> **EXERCISE INSTRUCTIONS**
Lines with the word "stride": copy all of them from the entries below.

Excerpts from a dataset

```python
def lib():
    global _lib
    if _lib is None:
        if not os.path.exists(LIB_PATH):
            raise SvtHipError(f"{LIB_PATH} is missing: build it with `make -C svt-av1-psyex_amd/csrc` "
                              "(or __graft_entry__.build()); there is no CPU fallback")
        try:
# ... 127 lines not shown
        self.check(lib().svt_hip_context_set_me_counting(self._h, 1 if on else 0), "svt_hip_context_set_me_counting")

    def me_dense_counters(self):
        v = (C.c_ulonglong * 2)()
        self.check(lib().svt_hip_me_dense_counters(self._h, v), "svt_hip_me_dense_counters")
        return int(v[0]), int(v[1])

    ME_DENSE_PATHS = ("fast", "partial_row", "skip_line", "short", "odd", "octet", "off")

    def set_me_dense_fast(self, on):
        self.check(lib().svt_hip_context_set_me_dense_fast(self._h, 1 if on else 0), "svt_hip_context_set_me_dense_fast")

    def set_me_dense_plan(self, plan):
        self.check(lib().svt_hip_context_set_me_dense_plan(self._h, int(plan)), "svt_hip_context_set_me_dense_plan")

    def me_dense_path_counters(self):
        n = len(self.ME_DENSE_PATHS)
        v = (C.c_ulonglong * (2 * n + 7))()
        self.check(lib().svt_hip_me_dense_path_counters(self._h, v), "svt_hip_me_dense_path_counters")
        out = {name: (int(v[2 * i]), int(v[2 * i + 1])) for i, name in enumerate(self.ME_DENSE_PATHS)}
        out["fast_rows"] = {8 * (m + 2): int(v[2 * n + m]) for m in range(7)}
        return out

    def me_dense_slots(self):
        L = lib()
        n = C.c_size_t()
        L.svt_hip_me_dense_slots.argtypes = [C.c_void_p, C.c_void_p, C.c_size_t, C.POINTER(C.c_size_t)]
        self.check(L.svt_hip_me_dense_slots(self._h, None, 0, C.byref(n)), "svt_hip_me_dense_slots")
        out = np.zeros(n.value // 16, dtype=[("key", "<u8"), ("org", "<u4"), ("size", "<u4")])
        self.check(L.svt_hip_me_dense_slots(self._h, out.ctypes.data_as(C.c_void_p), out.nbytes, C.byref(n)), "svt_hip_me_dense_slots")
        return out

    def upload(self, host_pyramid, device_pyramid=True):
        pic = C.c_void_p()
        full = host_pyramid.desc(2)
        if device_pyramid:
            rc = lib().svt_hip_pa_picture_create(self._h, C.byref(full), None, None, C.byref(pic))
        else:
            q, s = host_pyramid.desc(1), host_pyramid.desc(0)
            rc = lib().svt_hip_pa_picture_create(self._h, C.byref(full), C.byref(q), C.byref(s), C.byref(pic))
        self.check(rc, "svt_hip_pa_picture_create")
        return DevicePicture(self, pic, host_pyramid.picture_number)

    def upload_dev(self, dev_ptr, stride, width, height, pad, picture_number=0):
        pic = C.c_void_p()
        full = abi.PlaneDesc(dev_ptr, stride, pad, pad, width, height)
# ... 78 lines not shown
```

### svt-av1-psyex_amd/csrc/rd_kernel.hip

```cpp
#include <hip/hip_runtime.h>
#include <math.h>
#include <stdint.h>
#include <string.h>
#include <type_traits>
#include "svt_hip_internal.h"
#include "batch_host.h"
#include "../../include/svt_hip_dsp.h"

#include "txfm_core.h"

namespace {

struct RdParams {
    SvtHipRdBatchDesc d;
    const int16_t    *iscan[3];
    int               tx_size;
};

template <typename T> __device__ __forceinline__ int ldpix(const void *p, size_t i) { return (int)static_cast<const T *>(p)[i]; }

__host__ __device__ constexpr int rd_lanes_per_block(int ts) { return tx_wide(ts) > tx_high(ts) ? tx_wide(ts) : tx_high(ts); }
__host__ __device__ constexpr int rd_blocks_per_wave(int ts) { return 64 / rd_lanes_per_block(ts); }
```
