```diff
       char* buf = (kc & 1) ? s_h2 : s_h;
+      if (kc > 0) __syncthreads();
       halo_store(buf);
-      if (kc + 1 < nch) halo_load(kc + 1);
+      ow_store();
+      if (kc + 1 < nch) {
+        halo_load(kc + 1);
+        ow_load(kc + 1);
+      }
       __syncthreads();
-#pragma unroll
-      for (int t = 0; t < NTAP; ++t) {
-        const int tap = t_lo + t;
-        if (tap < t_hi) {
-          const char* ap = buf + a_off + ((tap / 3) * 18 + (tap % 3)) * HROW;
-          const dbf16x8 a0 = *reinterpret_cast<const dbf16x8*>(ap);
-          const dbf16x8 a1 = *reinterpret_cast<const dbf16x8*>(ap + 32);
-          oacc = mfma_32x32x16_a16(a0, bfr[t][0], oacc);
-          oacc = mfma_32x32x16_a16(a1, bfr[t][1], oacc);
-          if (kc + 1 < nch) load_b(kc + 1, t);
-        }
-      }
-    }
+      for (int tap = t_lo; tap < t_hi; ++tap) {
+        const char* ap = buf + a_off + ((tap / 3) * 18 + (tap % 3)) * HROW;
+        const dbf16x8 a0 = *reinterpret_cast<const dbf16x8*>(ap);
+        const dbf16x8 a1 = *reinterpret_cast<const dbf16x8*>(ap + 32);
+        const dbf16x8 b0 = *reinterpret_cast<const dbf16x8*>(b_o + tap * OWTAP);
+        const dbf16x8 b1 = *reinterpret_cast<const dbf16x8*>(b_o + tap * OWTAP + 32);
+        oacc = mfma_32x32x16_a16(a0, b0, oacc);
+        oacc = mfma_32x32x16_a16(a1, b1, oacc);
+      }
+    }
+    __syncthreads();
     if (wave < 4 && lx < 27) {
       const float bo = omb[lx];
 #pragma unroll
```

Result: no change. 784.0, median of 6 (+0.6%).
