# MoHawastaken/Gaussian-Process-Regression

Hardware: AMD Instinct MI355X
Metric: GPR predict-step achieved fp64 TFLOP/s (kernel fill + Cholesky + solves + mean/variance), n x n sqexp (higher is better)
Workload: dtype f64; 1 GPU; c4: n=65536 d=8 sqrexp GPR fit+predict, n*=65536 (reference test-grid rule), noise=0.1; n=65536, d=8, n_star=65536, kernel=sqrexp, parallelism=1-D block-cyclic 512-column panels over 1 GPU(s), test points sliced

## Files before the change

### gaussian-process-regression_amd/_native.py

```python
from __future__ import annotations

import ctypes as C
import os
import threading

import numpy as np

_HERE = os.path.dirname(os.path.abspath(__file__))
LIB_PATH = os.path.join(_HERE, "lib", "libgprc_native" + os.environ.get("GPRC_LIB_SUFFIX", "") + ".so")

CONSTANT, LINEAR, POLYNOMIAL, SQREXP, GAMMAEXP, RATQUAD, SQREXP_ARD, MATERN32, MATERN52, MATERN32_ARD, MATERN52_ARD = range(11)
ARD_KERNELS = (SQREXP_ARD, MATERN32_ARD, MATERN52_ARD)

OK = 0
GPC_REFERENCE_STOP = 1
ERR_ARG, ERR_HIP, ERR_NOMEM, ERR_NOT_PD, ERR_DIVERGED, ERR_MAXITER, ERR_NO_DEVICE = -1, -2, -3, -4, -5, -6, -7


class GprcError(RuntimeError):

    def __init__(self, status: int, message: str):
        super().__init__(f"gprc native error {status}: {message}")
        self.status = status
        self.message = message


class NotPositiveDefinite(ArithmeticError):

    def __init__(self, info: int):
        super().__init__(f"the leading minor of order {info} is not positive definite")
        self.info = info


_dp = C.POINTER(C.c_double)
_i64 = C.c_int64
_vp = C.c_void_p

PROTOTYPES = {
    "gprc_abi_version": (C.c_int, []),
    "gprc_last_error": (C.c_char_p, []),
    "gprc_device_count": (C.c_int, [C.POINTER(C.c_int)]),
    "gprc_ctx_create": (C.c_int, [C.c_int, _vp, C.POINTER(_vp)]),
    "gprc_ctx_destroy": (C.c_int, [_vp]),
    "gprc_ctx_synchronize": (C.c_int, [_vp]),
    "gprc_ctx_trim": (C.c_int, [_vp]),
    "gprc_kernel_matrix": (C.c_int, [_vp, C.c_int, _dp, C.c_int, _vp, _i64, _i64, _vp, _i64, _vp, _i64]),
    "gprc_kernel_colwise": (C.c_int, [_vp, C.c_int, _dp, C.c_int, _vp, _vp, _i64, _i64, _vp]),
    "gprc_gpr_fit": (C.c_int, [_vp, C.c_int, _dp, C.c_int, _vp, _i64, _i64, _vp, C.c_double, C.POINTER(_vp)]),
    "gprc_gpr_fit_retry": (C.c_int, [_vp, C.c_int, _dp, C.c_int, _vp, _i64, _i64, _vp, C.c_double, C.POINTER(_vp),
                                     C.POINTER(C.c_double), C.POINTER(C.c_int)]),
    "gprc_gpr_log_marginal": (C.c_int, [_vp, C.c_int, _dp, C.c_int, _vp, _i64, _i64, _vp, C.c_double, C.POINTER(C.c_double)]),
    "gprc_fit_gradient": (C.c_int, [_vp, C.c_int, _dp, C.c_int, _vp, _i64, _i64, _vp, _dp]),
    "gprc_gpr_logp_grad": (C.c_int, [_vp, C.c_int, _dp, C.c_int, _vp, _i64, _i64, _vp, C.c_double, C.POINTER(C.c_double), _dp]),
    "gprc_gpr_batch_logp_grad": (C.c_int, [_vp, C.c_int, _i64, _vp, C.c_int, _i64, _vp, _vp, _i64, _i64, _i64, _vp, _i64, _vp, _vp, _vp, _vp, _vp]),
    "gprc_gpr_batch_fit": (C.c_int, [_vp, C.c_int, _i64, _vp, C.c_int, _i64, _vp, _vp, _i64, _i64, _i64, _vp, _i64, _vp, C.POINTER(_vp), _vp, _vp]),
    "gprc_gpr_batch_predict": (C.c_int, [_vp, _vp, _i64, _i64, _vp, _vp, _vp, _i64]),
    "gprc_gpr_batch_predict_grad": (C.c_int, [_vp, _vp, _i64, _i64, _vp, _vp, _vp, _i64, _vp, _vp, _i64]),
    "gprc_gpr_batch_loo": (C.c_int, [_vp, _vp, _vp, _vp, _i64, _vp]),
    "gprc_gpr_batch_get_alpha": (C.c_int, [_vp, _vp]),
    "gprc_batch_model_dims": (C.c_int, [_vp, C.POINTER(_i64), C.POINTER(_i64), C.POINTER(_i64)]),
    "gprc_batch_model_free": (C.c_int, [_vp]),
    "gprc_dev_knn": (C.c_int, [_vp, _vp, _i64, _i64, _vp, _i64, _vp, _i64, _vp, _vp, _i64]),
    "gprc_lgpr_create": (C.c_int, [_vp, C.c_int, _dp, C.c_int, _vp, _i64, _i64, _vp, C.c_double, _i64, C.POINTER(_vp)]),
    "gprc_lgpr_set_params": (C.c_int, [_vp, _dp, C.c_int, C.c_double]),
    "gprc_lgpr_predict": (C.c_int, [_vp, _vp, _i64, _vp, _vp, _vp]),
    "gprc_lgpr_neighbours": (C.c_int, [_vp, _vp, _i64, _vp, _vp, _i64]),
    "gprc_lgpr_dims": (C.c_int, [_vp, C.POINTER(_i64), C.POINTER(_i64), C.POINTER(_i64)]),
    "gprc_lgpr_free": (C.c_int, [_vp]),
    "gprc_gpr_loo": (C.c_int, [_vp, _vp, _vp, _vp, C.POINTER(C.c_double)]),
    "gprc_gpr_loo_grad": (C.c_int, [_vp, C.c_int, _dp, C.c_int, _vp, _i64, _i64, _vp, C.c_double, C.POINTER(C.c_double), _dp]),
    "gprc_gpr_predict": (C.c_int, [_vp, _vp, _i64, C.c_int, _vp, _vp]),
    "gprc_gpr_predict_grad": (C.c_int, [_vp, _vp, _i64, _vp, _vp, _vp, _vp]),
    "gprc_gpr_extend": (C.c_int, [_vp, _vp, _i64, _vp]),
    "gprc_model_dims": (C.c_int, [_vp, C.POINTER(_i64), C.POINTER(_i64)]),
    "gprc_model_get_L": (C.c_int, [_vp, _vp, _i64]),
    "gprc_gpr_get_alpha": (C.c_int, [_vp, _vp]),
    "gprc_gpr_get_logp": (C.c_int, [_vp, C.POINTER(C.c_double)]),
    "gprc_gpr_get_noise": (C.c_int, [_vp, C.POINTER(C.c_double)]),
    "gprc_model_free": (C.c_int, [_vp]),
    "gprc_gpc_fit": (C.c_int, [_vp, C.c_int, _dp, C.c_int, _vp, _i64, _i64, _vp, C.c_double, C.c_int, C.c_int, C.POINTER(_vp),
                               C.POINTER(C.c_int)]),
    "gprc_gpc_predict_latent": (C.c_int, [_vp, _vp, _i64, _vp, _vp]),
    "gprc_gpc_predict_class": (C.c_int, [_vp, _vp, _i64, _vp]),
    "gprc_class_probability": (C.c_int, [_vp, _vp, _vp, _i64, _vp]),
    "gprc_gpc_get_f_hat": (C.c_int, [_vp, _vp]),
    "gprc_gpc_get_logq": (C.c_int, [_vp, C.POINTER(C.c_double)]),
    "gprc_gpc_logq_grad": (C.c_int, [_vp, C.c_int, _dp, C.c_int, _vp, _i64, _i64, _vp, C.c_double, C.c_int, C.POINTER(C.c_double), _dp,
                                     C.POINTER(C.c_int)]),
    "gprc_panel_width": (_i64, []),
    "gprc_pad": (_i64, [_i64]),
    "gprc_panel_count": (_i64, [_i64]),
    "gprc_panel_offset": (_i64, [_i64, _i64]),
    "gprc_panel_elems": (_i64, [_i64, _i64]),
    "gprc_packed_size": (_i64, [_i64]),
    "gprc_winv_size": (_i64, [_i64]),
    "gprc_dev_fill_panel": (C.c_int, [_vp, C.c_int, _dp, C.c_int, _vp, _i64, _i64, _i64, C.c_double, _vp, _i64]),
    "gprc_dev_factor_panel": (C.c_int, [_vp, _vp, _i64, _i64, _vp, _vp]),
    "gprc_dev_factor_subpanel": (C.c_int, [_vp, _vp, _i64, _i64, C.c_int, C.c_int, _vp, _vp]),
    "gprc_dev_factor_all": (C.c_int, [_vp, _vp, _i64, _vp, _vp, _vp]),
    "gprc_factor_service": (C.c_int, [C.c_int]),
    "gprc_solve_inv_size": (_i64, [_i64]),
    "gprc_dev_solve_prepare": (C.c_int, [_vp, _vp, _vp, _i64, _vp, _i64, _i64]),
    "gprc_dev_update_trailing": (C.c_int, [_vp, _vp, _i64, _i64, _i64, _i64, _i64]),
    "gprc_dev_update_range": (C.c_int, [_vp, _vp, _i64, _i64, _i64, _i64, _i64, _i64]),
    "gprc_trsv_work_size": (_i64, [_i64]),
    "gprc_dev_trsv": (C.c_int, [_vp, _vp, _vp, _i64, _vp, C.c_int, _vp]),
    "gprc_dev_trsv_step": (C.c_int, [_vp, _vp, _vp, _i64, _vp, C.c_int, _i64, _vp]),
    "gprc_dev_fill_cross": (C.c_int, [_vp, C.c_int, _dp, C.c_int, _vp, _i64, _i64, _i64, _vp, _i64, _i64, _vp, _i64]),
    "gprc_rowreduce_splits": (_i64, [_i64]),
    "gprc_dev_row_reduce": (C.c_int, [_vp, _vp, _i64, _i64, _i64, _vp, _vp, _vp]),
    "gprc_dev_logp": (C.c_int, [_vp, _vp, _i64, _i64, _vp, _vp, _vp]),
    "gprc_gpr_model_from_device": (C.c_int, [_vp, C.c_int, _dp, C.c_int, _vp, _i64, _i64, _vp, _vp, _vp, _vp, C.c_double,
                                             C.c_double, C.POINTER(_vp)]),
    "gprc_mgpu_create": (C.c_int, [C.POINTER(C.c_int), C.c_int, C.c_int, C.POINTER(_vp)]),
    "gprc_mgpu_destroy": (C.c_int, [_vp]),
    "gprc_mgpu_ranks": (C.c_int, [_vp, C.POINTER(C.c_int)]),
    "gprc_mgpu_calibrate": (C.c_int, [_vp, _i64, C.c_int, C.POINTER(C.c_int), C.POINTER(C.c_double)]),
    "gprc_mgpu_exchange_mode": (C.c_int, [_vp, C.POINTER(C.c_int)]),
    "gprc_mgpu_stats": (C.c_int, [_vp, C.POINTER(C.c_double), C.c_int]),
    "gprc_mgpu_gpr_fit": (C.c_int, [_vp, C.c_int, _dp, C.c_int, _vp, _i64, _i64, _vp, C.c_double, C.POINTER(_vp)]),
    "gprc_mgpu_gpr_fit_retry": (C.c_int, [_vp, C.c_int, _dp, C.c_int, _vp, _i64, _i64, _vp, C.c_double, C.POINTER(_vp),
                                          C.POINTER(C.c_double), C.POINTER(C.c_int)]),
    "gprc_mgpu_gpr_predict": (C.c_int, [_vp, _vp, _i64, _vp, _vp]),
    "gprc_mgpu_gpr_get_alpha": (C.c_int, [_vp, _vp]),
    "gprc_mgpu_gpr_get_logp": (C.c_int, [_vp, C.POINTER(C.c_double)]),
    "gprc_mgpu_gpr_get_noise": (C.c_int, [_vp, C.POINTER(C.c_double)]),
    "gprc_mgpu_model_rank": (C.c_int, [_vp, C.c_int, C.POINTER(_vp)]),
    "gprc_mgpu_model_free": (C.c_int, [_vp]),
    "gprc_mvn_factor": (C.c_int, [_vp, _vp, _i64, _i64, C.c_double, _vp, C.POINTER(C.c_int)]),
    "gprc_mvn_sample": (C.c_int, [_vp, _vp, _i64, _i64, _vp, C.c_double, _vp, _i64, _vp, C.POINTER(C.c_int)]),
    "gprc_sym_eigen": (C.c_int, [_vp, _vp, _i64, _i64, _vp, _vp, C.POINTER(C.c_int)]),
    "gprc_combine_all": (C.c_int, [_vp, _vp, C.POINTER(_i64), C.c_int, _vp]),
    "gprc_prof_enable": (C.c_int, [C.c_int]),
    "gprc_prof_panel_trace": (C.c_int, [_vp, C.c_int, C.POINTER(_i64), C.c_int]),
    "gprc_prof_service_trace": (C.c_int, [_vp, C.POINTER(_i64), C.c_int]),
    "gprc_prof_wait_timeout": (C.c_int, [C.POINTER(C.c_int), C.c_int]),
    "gprc_prof_reset": (C.c_int, []),
    "gprc_prof_kinds": (C.c_int, []),
    "gprc_prof_summary": (C.c_int, [C.c_int, C.POINTER(_i64), C.POINTER(C.c_double), C.POINTER(C.c_double), C.POINTER(C.c_double)]),
    "gprc_dev_solve_rows": (C.c_int, [_vp, _vp, _vp, _i64, _vp, _i64, _i64]),
    "gprc_dev_reverse_factor": (C.c_int, [_vp, _vp, _vp, _i64, _vp, _vp]),
    "gprc_sgpr_fit": (C.c_int, [_vp, C.c_int, _dp, C.c_int, _vp, _i64, _i64, _vp, C.c_double, _vp, _i64, C.c_double, C.POINTER(_vp)]),
    "gprc_sgpr_elbo": (C.c_int, [_vp, C.c_int, _dp, C.c_int, _vp, _i64, _i64, _vp, C.c_double, _vp, _i64, C.c_double,
                                 C.POINTER(C.c_double), C.POINTER(C.c_double)]),
    "gprc_sgpr_predict": (C.c_int, [_vp, _vp, _i64, _vp, _vp]),
    "gprc_sgpr_get_elbo": (C.c_int, [_vp, C.POINTER(C.c_double), C.POINTER(C.c_double)]),
    "gprc_sgpr_get_c": (C.c_int, [_vp, _vp]),
    "gprc_dev_gemm_nt": (C.c_int, [_vp, _vp, _i64, _vp, _i64, _vp, _i64, _i64, _i64, _i64, C.c_int]),
    "gprc_dev_gram_rows": (C.c_int, [_vp, _vp, _i64, _i64, _i64, _vp]),
    "gprc_dev_col_reduce": (C.c_int, [_vp, _vp, _i64, _i64, _i64, _vp, _vp]),
    "gprc_sgpr_elbo_grad": (C.c_int, [_vp, C.c_int, _dp, C.c_int, _vp, _i64, _i64, _vp, C.c_double, _vp, _i64, C.c_double,
                                      C.POINTER(C.c_double), _vp, _vp]),
    "gprc_dev_cross_grad": (C.c_int, [_vp, C.c_int, _dp, C.c_int, _vp, _i64, _vp, _i64, _vp, _i64, _i64, C.c_double, _vp, _vp]),
    "gprc_gpr_paths_create": (C.c_int, [_vp, _vp, _vp, _i64, _vp, _vp, _i64, C.POINTER(_vp)]),
    "gprc_gpr_paths_eval": (C.c_int, [_vp, _vp, _i64, _vp, _i64]),
    "gprc_gpr_paths_eval_grad": (C.c_int, [_vp, _vp, _i64, _vp, _i64, _vp, _i64]),
    "gprc_gpr_paths_get_weights": (C.c_int, [_vp, _vp]),
    "gprc_gpr_paths_dims": (C.c_int, [_vp, C.POINTER(_i64), C.POINTER(_i64), C.POINTER(_i64), C.POINTER(_i64)]),
    "gprc_gpr_paths_free": (C.c_int, [_vp]),
    "gprc_dev_feature_gemm": (C.c_int, [_vp, _vp, _vp, _i64, _vp, _i64, _i64, _vp, _i64, _i64, C.c_double, _vp, _i64]),
    "gprc_dev_kernel_gemm": (C.c_int, [_vp, C.c_int, _dp, C.c_int, _vp, _i64, _vp, _i64, _i64, _vp, _i64, _i64, _vp, _i64]),
    "gprc_dev_feature_gemm_grad": (C.c_int, [_vp, _vp, _vp, _i64, _vp, _i64, _i64, _vp, _i64, _i64, C.c_double, _vp, _i64]),
    "gprc_dev_kernel_gemm_grad": (C.c_int, [_vp, C.c_int, _dp, C.c_int, _vp, _i64, _vp, _i64, _i64, _vp, _i64, _i64, _vp, _i64]),
    "gprc_igpr_fit": (C.c_int, [_vp, C.c_int, _dp, C.c_int, _vp, _i64, _i64, _vp, C.c_double, C.c_double, C.c_int, _i64, C.POINTER(_vp)]),
    "gprc_igpr_solve": (C.c_int, [_vp, _vp, _i64, _i64, _vp, _i64, C.POINTER(C.c_int), _dp]),
    "gprc_igpr_predict": (C.c_int, [_vp, _vp, _i64, _vp, _vp]),
    "gprc_igpr_get_alpha": (C.c_int, [_vp, _vp]),
    "gprc_igpr_stats": (C.c_int, [_vp, C.POINTER(C.c_int), C.POINTER(C.c_double), C.POINTER(C.c_double), C.POINTER(_i64)]),
    "gprc_igpr_probes": (C.c_int, [_vp, _vp, _i64, _vp, _i64, _i64, _vp, _i64]),
    "gprc_igpr_logp_grad": (C.c_int, [_vp, _vp, _i64, _vp, _i64, _i64, _dp, _dp, _vp, _vp]),
    "gprc_dev_lowrank_grad": (C.c_int, [_vp, C.c_int, _dp, C.c_int, _vp, _i64, _i64, _vp, _i64, _vp, _i64, _i64, _vp]),
    "gprc_dev_pivoted_cholesky": (C.c_int, [_vp, C.c_int, _dp, C.c_int, _vp, _i64, _i64, _i64, _vp, _i64, _vp, C.POINTER(_i64)]),
}
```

> **YOUR RESPONSE**
    def upload_dev(self, dev_ptr, stride, width, height, pad, picture_number=0):
        full = abi.PlaneDesc(dev_ptr, stride, pad, pad, width, height)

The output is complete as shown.